'''

# williamleif/GraphSAGE

Measured on NVIDIA H100. Metric: seed_nodes_per_sec, higher is better.
Workload: dtype f32

## Files before the change

### graphsage_b200/csrc/maxpool_tc.cu

```cuda
#include "tc_common.cuh"

namespace gs {

constexpr int MP_KCOLS = 64;
constexpr int MP_IMG = 128 * 128;
constexpr int MP_MAX_KB = 10;
constexpr int MP_STAGES = 3;
constexpr int MP_THREADS = 256;

struct MpParams {
  const __nv_bfloat16* table;
  int64_t n_rows, pitch;
  int32_t K, kblocks;
  const int32_t* row_ids;
  int64_t row0;
  int64_t n_groups;
  int32_t k, G;
  int32_t n_slices;
  const unsigned char* wimg;
  const float* bias;
  int32_t pool_mean;
  float* out;
  int64_t ldo;
  const float* dhp;
  int64_t lddhp;
  unsigned char* dp;
  float* dbm_part;
};

__global__ void __launch_bounds__(256) maxpool_pack_kernel(const float* __restrict__ W, int64_t ldw, int K, int hidden,
                                                           int kblocks, unsigned char* __restrict__ img) {
  const int slice = blockIdx.x / kblocks, kb = blockIdx.x % kblocks;
  unsigned char* dst = img + ((int64_t)slice * kblocks + kb) * MP_IMG;
  for (int q = threadIdx.x; q < 128 * 8; q += blockDim.x) {
    const int c = q >> 7, n = q & 127;
    const int gn = slice * 128 + n, k0 = kb * MP_KCOLS + c * 8;
    __nv_bfloat162 h[4];
#pragma unroll
    for (int e = 0; e < 4; ++e) {
      float a = (gn < hidden && k0 + 2 * e < K) ? W[(int64_t)(k0 + 2 * e) * ldw + gn] : 0.f;
      float b = (gn < hidden && k0 + 2 * e + 1 < K) ? W[(int64_t)(k0 + 2 * e + 1) * ldw + gn] : 0.f;
      h[e] = __floats2bfloat162_rn(a, b);
    }
    *reinterpret_cast<uint4*>(dst + sw128_off(n, c)) = *reinterpret_cast<uint4*>(h);
  }
}
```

'''

Work order: From the listing, copy each line containing the word "char".

Result for this task:
  const unsigned char* wimg;
  unsigned char* dp;
                                                           int kblocks, unsigned char* __restrict__ img) {
  unsigned char* dst = img + ((int64_t)slice * kblocks + kb) * MP_IMG;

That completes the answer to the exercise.